template <typename T>
int launch_norm_fwd(const void* x, const void* delta, const void* w, float eps, void* x_out, void* y, float* rstd,
                    int64_t rows, int64_t d, int nwaves, hipStream_t st) {
    constexpr int V = Elem<T>::kVec;
    const int kk = (int)rpo_cdiv(d / V, 64);
    const int64_t rpw = rpo_cdiv(rows, nwaves);
    const dim3 grid((unsigned)rpo_cdiv(nwaves, kNormWaves)), block(kNormThreads);
#define RPO_NF(K)                                                                                               \
    RPO_LAUNCH((add_rmsnorm_fwd_kernel<T, K>), grid, block, 0, st, (const T*)x, (const T*)delta, (const T*)w, eps, \
               (T*)x_out, (T*)y, rstd, rows, (int)d, rpw)
    if (kk <= 1) RPO_NF(1);
    else if (kk <= 2) RPO_NF(2);
    else if (kk <= 4) RPO_NF(4);
    else if (kk <= 8) RPO_NF(8);
    else if (kk <= 16) RPO_NF(16);
    else return RPO_ERR_UNSUPPORTED;
#undef RPO_NF
    return rpo_launch_status();
}

template <typename T>
int launch_norm_bwd(const void* dy, const void* xn, const void* w, const float* rstd, const void* dres, void* dx,
                    float* dwp, int64_t rows, int64_t d, int nwaves, hipStream_t st) {
    constexpr int V = Elem<T>::kVec;
    const int kk = (int)rpo_cdiv(d / V, 64);
    const int64_t rpw = rpo_cdiv(rows, nwaves);
    const dim3 grid((unsigned)rpo_cdiv(nwaves, kNormWaves)), block(kNormThreads);
#define RPO_NB(K)                                                                                                \
    RPO_LAUNCH((add_rmsnorm_bwd_kernel<T, K>), grid, block, 0, st, (const T*)dy, (const T*)xn, (const T*)w, rstd,  \
               (const T*)dres, (T*)dx, dwp, rows, (int)d, rpw)
    if (kk <= 1) RPO_NB(1);
    else if (kk <= 2) RPO_NB(2);
    else if (kk <= 4) RPO_NB(4);
    else if (kk <= 8) RPO_NB(8);
    else return RPO_ERR_UNSUPPORTED;
#undef RPO_NB
    return rpo_launch_status();
}

}

#ifndef RPO_NORM_FWD_CAP
#define RPO_NORM_FWD_CAP 8192
#endif
#ifndef RPO_NORM_BWD_CAP
#define RPO_NORM_BWD_CAP 8192
#endif
static int norm_waves(int64_t rows, int64_t cap) {
    int64_t w = rows < cap ? rows : cap;
    w = (w + 3) / 4 * 4;
    return (int)(w < 4 ? 4 : w);
}

extern "C" int rpo_add_rmsnorm_waves(int64_t rows) {
    return norm_waves(rows, RPO_NORM_BWD_CAP);
}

§ §

Your instructions —
Would you please write out all the entries exactly?

Problem solution —
template <typename T>
int launch_norm_fwd(const void* x, const void* delta, const void* w, float eps, void* x_out, void* y, float* rstd,
                    int64_t rows, int64_t d, int nwaves, hipStream_t st) {
    constexpr int V = Elem<T>::kVec;
    const int kk = (int)rpo_cdiv(d / V, 64);
    const int64_t rpw = rpo_cdiv(rows, nwaves);
    const dim3 grid((unsigned)rpo_cdiv(nwaves, kNormWaves)), block(kNormThreads);
#define RPO_NF(K)                                                                                               \
    RPO_LAUNCH((add_rmsnorm_fwd_kernel<T, K>), grid, block, 0, st, (const T*)x, (const T*)delta, (const T*)w, eps, \
               (T*)x_out, (T*)y, rstd, rows, (int)d, rpw)
    if (kk <= 1) RPO_NF(1);
    else if (kk <= 2) RPO_NF(2);
    else if (kk <= 4) RPO_NF(4);
    else if (kk <= 8) RPO_NF(8);
    else if (kk <= 16) RPO_NF(16);
    else return RPO_ERR_UNSUPPORTED;
#undef RPO_NF
    return rpo_launch_status();
}

template <typename T>
int launch_norm_bwd(const void* dy, const void* xn, const void* w, const float* rstd, const void* dres, void* dx,
                    float* dwp, int64_t rows, int64_t d, int nwaves, hipStream_t st) {
    constexpr int V = Elem<T>::kVec;
    const int kk = (int)rpo_cdiv(d / V, 64);
    const int64_t rpw = rpo_cdiv(rows, nwaves);
    const dim3 grid((unsigned)rpo_cdiv(nwaves, kNormWaves)), block(kNormThreads);
#define RPO_NB(K)                                                                                                \
    RPO_LAUNCH((add_rmsnorm_bwd_kernel<T, K>), grid, block, 0, st, (const T*)dy, (const T*)xn, (const T*)w, rstd,  \
               (const T*)dres, (T*)dx, dwp, rows, (int)d, rpw)
    if (kk <= 1) RPO_NB(1);
    else if (kk <= 2) RPO_NB(2);
    else if (kk <= 4) RPO_NB(4);
    else if (kk <= 8) RPO_NB(8);
    else return RPO_ERR_UNSUPPORTED;
#undef RPO_NB
    return rpo_launch_status();
}

}

#ifndef RPO_NORM_FWD_CAP
#define RPO_NORM_FWD_CAP 8192
#endif
#ifndef RPO_NORM_BWD_CAP
#define RPO_NORM_BWD_CAP 8192
#endif
static int norm_waves(int64_t rows, int64_t cap) {
    int64_t w = rows < cap ? rows : cap;
    w = (w + 3) / 4 * 4;
    return (int)(w < 4 ? 4 : w);
}

extern "C" int rpo_add_rmsnorm_waves(int64_t rows) {
    return norm_waves(rows, RPO_NORM_BWD_CAP);
}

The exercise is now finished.